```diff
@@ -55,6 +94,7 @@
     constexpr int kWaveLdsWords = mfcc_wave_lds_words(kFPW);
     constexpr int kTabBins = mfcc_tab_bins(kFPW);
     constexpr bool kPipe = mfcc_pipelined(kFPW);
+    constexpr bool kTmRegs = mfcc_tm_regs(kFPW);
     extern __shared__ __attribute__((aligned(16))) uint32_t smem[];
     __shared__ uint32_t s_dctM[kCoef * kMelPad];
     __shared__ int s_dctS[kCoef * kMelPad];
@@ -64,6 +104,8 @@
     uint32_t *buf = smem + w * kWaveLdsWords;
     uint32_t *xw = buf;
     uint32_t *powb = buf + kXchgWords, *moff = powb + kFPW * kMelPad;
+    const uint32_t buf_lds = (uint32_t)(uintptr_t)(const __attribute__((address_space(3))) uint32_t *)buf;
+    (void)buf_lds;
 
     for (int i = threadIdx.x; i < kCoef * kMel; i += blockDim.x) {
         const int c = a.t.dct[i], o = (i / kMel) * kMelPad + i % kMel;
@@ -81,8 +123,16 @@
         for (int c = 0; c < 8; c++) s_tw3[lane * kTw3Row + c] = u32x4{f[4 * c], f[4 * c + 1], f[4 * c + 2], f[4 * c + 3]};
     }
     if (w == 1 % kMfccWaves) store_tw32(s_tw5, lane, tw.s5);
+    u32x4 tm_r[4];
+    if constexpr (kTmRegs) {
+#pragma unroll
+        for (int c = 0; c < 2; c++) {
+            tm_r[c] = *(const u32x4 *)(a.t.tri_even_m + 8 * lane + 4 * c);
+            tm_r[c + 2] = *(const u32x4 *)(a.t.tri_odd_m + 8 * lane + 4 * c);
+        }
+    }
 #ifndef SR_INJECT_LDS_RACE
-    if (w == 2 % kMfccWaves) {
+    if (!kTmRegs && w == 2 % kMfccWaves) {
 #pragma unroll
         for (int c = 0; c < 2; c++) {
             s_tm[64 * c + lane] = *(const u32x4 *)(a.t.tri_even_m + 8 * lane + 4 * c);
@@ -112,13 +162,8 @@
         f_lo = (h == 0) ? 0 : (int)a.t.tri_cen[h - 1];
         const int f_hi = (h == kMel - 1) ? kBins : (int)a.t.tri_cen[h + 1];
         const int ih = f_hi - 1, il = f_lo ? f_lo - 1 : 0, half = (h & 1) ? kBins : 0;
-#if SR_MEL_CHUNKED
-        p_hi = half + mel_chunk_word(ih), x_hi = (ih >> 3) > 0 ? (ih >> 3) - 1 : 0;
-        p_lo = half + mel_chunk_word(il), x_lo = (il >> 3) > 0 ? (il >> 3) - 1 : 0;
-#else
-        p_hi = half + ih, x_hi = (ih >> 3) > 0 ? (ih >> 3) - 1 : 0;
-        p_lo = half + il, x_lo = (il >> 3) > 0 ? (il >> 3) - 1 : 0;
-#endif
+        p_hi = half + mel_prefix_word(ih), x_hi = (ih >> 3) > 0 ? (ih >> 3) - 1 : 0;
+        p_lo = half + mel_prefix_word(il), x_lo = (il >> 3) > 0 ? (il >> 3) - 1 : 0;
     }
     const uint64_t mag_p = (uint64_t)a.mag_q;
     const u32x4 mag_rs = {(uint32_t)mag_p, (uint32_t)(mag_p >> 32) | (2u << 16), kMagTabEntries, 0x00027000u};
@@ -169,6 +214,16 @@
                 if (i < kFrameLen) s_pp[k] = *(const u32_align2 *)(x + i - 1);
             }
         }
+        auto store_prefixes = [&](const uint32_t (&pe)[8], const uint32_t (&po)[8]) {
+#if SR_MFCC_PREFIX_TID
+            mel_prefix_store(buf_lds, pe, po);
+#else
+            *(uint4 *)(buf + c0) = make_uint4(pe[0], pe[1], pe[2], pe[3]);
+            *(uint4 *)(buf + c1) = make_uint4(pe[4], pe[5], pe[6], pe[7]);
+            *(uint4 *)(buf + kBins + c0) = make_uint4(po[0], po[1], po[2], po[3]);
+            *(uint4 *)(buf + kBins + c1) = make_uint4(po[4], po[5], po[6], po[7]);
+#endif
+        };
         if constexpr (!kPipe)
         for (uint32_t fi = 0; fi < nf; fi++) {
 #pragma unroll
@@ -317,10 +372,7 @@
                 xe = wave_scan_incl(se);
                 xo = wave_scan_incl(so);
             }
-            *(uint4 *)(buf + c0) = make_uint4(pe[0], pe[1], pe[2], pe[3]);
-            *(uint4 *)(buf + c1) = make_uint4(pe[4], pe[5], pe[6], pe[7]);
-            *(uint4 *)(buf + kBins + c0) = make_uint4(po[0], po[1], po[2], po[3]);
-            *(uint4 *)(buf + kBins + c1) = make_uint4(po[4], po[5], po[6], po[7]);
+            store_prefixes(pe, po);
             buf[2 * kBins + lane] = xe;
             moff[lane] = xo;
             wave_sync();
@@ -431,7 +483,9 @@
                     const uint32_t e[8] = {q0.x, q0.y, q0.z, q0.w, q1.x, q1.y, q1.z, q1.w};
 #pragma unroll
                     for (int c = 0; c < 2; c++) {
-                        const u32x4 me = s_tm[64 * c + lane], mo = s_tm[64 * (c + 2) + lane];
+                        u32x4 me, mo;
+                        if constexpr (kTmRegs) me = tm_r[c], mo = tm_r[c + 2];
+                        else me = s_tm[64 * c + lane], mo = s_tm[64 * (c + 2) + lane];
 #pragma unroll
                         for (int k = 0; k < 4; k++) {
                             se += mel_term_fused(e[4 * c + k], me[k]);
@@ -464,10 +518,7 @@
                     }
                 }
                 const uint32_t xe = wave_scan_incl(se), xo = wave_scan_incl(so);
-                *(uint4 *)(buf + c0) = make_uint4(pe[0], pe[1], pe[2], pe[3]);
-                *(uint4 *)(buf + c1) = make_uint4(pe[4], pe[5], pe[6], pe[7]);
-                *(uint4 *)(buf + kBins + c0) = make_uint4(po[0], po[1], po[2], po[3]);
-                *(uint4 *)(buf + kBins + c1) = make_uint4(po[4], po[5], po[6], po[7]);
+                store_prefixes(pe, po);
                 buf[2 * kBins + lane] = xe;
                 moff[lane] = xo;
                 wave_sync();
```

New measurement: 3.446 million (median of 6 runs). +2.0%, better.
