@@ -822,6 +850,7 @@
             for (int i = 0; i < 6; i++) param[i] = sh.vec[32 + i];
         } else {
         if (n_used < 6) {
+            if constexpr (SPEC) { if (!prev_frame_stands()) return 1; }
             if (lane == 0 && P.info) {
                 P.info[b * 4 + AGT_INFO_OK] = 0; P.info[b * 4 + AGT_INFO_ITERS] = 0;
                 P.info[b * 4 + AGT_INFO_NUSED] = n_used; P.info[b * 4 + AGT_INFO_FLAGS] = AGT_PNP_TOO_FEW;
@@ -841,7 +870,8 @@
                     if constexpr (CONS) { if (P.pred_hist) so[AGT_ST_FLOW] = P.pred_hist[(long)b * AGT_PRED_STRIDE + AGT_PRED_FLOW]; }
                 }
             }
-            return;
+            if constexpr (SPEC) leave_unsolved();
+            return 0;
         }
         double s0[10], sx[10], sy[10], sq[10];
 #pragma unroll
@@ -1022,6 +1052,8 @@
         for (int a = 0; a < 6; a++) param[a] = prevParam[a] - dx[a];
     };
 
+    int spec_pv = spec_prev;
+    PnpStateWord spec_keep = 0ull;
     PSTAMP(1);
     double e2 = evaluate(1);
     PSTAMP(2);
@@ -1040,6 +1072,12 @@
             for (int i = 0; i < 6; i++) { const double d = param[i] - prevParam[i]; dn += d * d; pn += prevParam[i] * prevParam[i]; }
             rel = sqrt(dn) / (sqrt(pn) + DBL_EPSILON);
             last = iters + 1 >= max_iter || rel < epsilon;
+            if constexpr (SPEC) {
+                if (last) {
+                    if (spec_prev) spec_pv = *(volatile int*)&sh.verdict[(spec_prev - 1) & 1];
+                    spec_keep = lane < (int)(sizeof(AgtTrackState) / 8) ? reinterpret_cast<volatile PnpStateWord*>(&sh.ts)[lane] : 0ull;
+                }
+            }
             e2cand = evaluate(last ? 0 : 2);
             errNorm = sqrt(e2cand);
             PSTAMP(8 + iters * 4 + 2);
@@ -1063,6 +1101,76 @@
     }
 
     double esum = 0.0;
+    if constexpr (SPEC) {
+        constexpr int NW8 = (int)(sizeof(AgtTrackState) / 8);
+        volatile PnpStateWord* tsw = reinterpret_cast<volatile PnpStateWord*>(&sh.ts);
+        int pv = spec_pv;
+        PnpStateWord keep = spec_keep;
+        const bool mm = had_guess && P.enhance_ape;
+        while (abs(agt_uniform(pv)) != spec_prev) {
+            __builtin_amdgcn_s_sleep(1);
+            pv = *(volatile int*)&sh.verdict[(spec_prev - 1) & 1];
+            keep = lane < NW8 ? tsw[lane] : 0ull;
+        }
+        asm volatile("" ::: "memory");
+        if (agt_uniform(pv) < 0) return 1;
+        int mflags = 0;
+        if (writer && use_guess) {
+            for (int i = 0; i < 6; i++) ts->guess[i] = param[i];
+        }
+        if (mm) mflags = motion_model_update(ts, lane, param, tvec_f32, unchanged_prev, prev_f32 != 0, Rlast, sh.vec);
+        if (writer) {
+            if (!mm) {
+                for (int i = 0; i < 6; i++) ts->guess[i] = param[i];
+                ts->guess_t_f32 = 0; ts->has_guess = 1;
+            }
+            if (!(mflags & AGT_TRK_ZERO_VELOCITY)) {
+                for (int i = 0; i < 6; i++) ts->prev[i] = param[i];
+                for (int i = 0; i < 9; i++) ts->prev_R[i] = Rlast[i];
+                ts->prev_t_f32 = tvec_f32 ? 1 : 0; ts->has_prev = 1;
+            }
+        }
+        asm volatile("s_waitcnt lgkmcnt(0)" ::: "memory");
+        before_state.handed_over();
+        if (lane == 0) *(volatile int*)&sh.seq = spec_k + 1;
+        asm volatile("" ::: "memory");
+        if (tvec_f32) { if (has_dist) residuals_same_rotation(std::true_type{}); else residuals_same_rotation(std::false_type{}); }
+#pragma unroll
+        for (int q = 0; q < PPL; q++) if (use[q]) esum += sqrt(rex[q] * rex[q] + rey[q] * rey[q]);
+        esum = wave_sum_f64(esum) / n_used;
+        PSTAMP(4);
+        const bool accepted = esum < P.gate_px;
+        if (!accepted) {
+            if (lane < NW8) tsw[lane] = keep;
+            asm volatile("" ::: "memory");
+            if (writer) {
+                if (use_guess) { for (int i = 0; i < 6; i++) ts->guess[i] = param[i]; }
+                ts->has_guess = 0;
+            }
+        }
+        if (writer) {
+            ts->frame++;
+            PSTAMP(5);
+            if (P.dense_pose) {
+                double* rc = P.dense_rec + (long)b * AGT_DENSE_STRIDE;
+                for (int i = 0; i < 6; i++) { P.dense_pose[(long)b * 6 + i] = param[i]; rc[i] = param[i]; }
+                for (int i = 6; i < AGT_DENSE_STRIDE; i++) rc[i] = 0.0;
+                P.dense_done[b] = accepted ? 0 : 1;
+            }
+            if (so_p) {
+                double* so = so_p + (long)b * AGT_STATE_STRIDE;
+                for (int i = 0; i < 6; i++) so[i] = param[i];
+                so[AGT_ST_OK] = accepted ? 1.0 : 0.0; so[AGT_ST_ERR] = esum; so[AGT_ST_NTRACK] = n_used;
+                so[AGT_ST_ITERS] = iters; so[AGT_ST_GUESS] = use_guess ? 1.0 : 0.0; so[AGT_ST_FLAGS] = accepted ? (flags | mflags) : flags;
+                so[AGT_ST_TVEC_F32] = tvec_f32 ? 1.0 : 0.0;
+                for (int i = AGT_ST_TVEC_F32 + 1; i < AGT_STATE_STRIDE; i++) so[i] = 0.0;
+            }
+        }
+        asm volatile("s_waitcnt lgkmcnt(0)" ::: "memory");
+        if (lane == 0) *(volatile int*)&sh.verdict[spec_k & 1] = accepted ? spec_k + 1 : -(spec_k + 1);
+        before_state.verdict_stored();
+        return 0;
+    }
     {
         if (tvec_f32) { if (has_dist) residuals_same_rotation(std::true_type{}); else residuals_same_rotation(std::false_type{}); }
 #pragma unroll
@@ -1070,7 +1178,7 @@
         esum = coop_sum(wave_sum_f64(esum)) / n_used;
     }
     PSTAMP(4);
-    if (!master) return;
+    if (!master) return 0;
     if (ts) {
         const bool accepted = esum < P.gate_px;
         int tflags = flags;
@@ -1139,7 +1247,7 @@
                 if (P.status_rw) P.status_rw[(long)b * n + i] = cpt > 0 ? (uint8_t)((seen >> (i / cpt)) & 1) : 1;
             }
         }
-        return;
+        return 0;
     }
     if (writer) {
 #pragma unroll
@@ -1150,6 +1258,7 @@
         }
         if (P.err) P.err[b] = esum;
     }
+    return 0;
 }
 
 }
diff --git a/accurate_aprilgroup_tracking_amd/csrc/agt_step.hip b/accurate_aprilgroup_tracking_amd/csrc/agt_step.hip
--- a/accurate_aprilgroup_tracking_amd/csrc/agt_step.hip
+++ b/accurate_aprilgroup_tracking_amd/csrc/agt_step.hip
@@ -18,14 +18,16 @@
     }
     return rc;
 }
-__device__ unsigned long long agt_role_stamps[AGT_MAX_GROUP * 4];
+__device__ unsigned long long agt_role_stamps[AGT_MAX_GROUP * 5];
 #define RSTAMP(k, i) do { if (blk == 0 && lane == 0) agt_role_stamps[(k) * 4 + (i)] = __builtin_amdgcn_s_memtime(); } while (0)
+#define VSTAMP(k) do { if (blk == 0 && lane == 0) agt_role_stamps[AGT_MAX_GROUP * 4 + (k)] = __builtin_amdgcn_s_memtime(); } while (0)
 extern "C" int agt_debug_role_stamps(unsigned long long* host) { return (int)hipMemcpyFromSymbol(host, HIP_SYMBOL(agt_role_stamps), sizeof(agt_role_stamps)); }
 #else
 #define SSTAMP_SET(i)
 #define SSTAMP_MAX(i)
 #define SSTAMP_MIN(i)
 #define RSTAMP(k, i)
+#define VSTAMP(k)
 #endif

####################

**WHAT YOU WILL DO**. For each line of the entries that includes "kWaveLdsWords", show that line.

**OUTPUT**.
     constexpr int kWaveLdsWords = mfcc_wave_lds_words(kFPW);
     uint32_t *buf = smem + w * kWaveLdsWords;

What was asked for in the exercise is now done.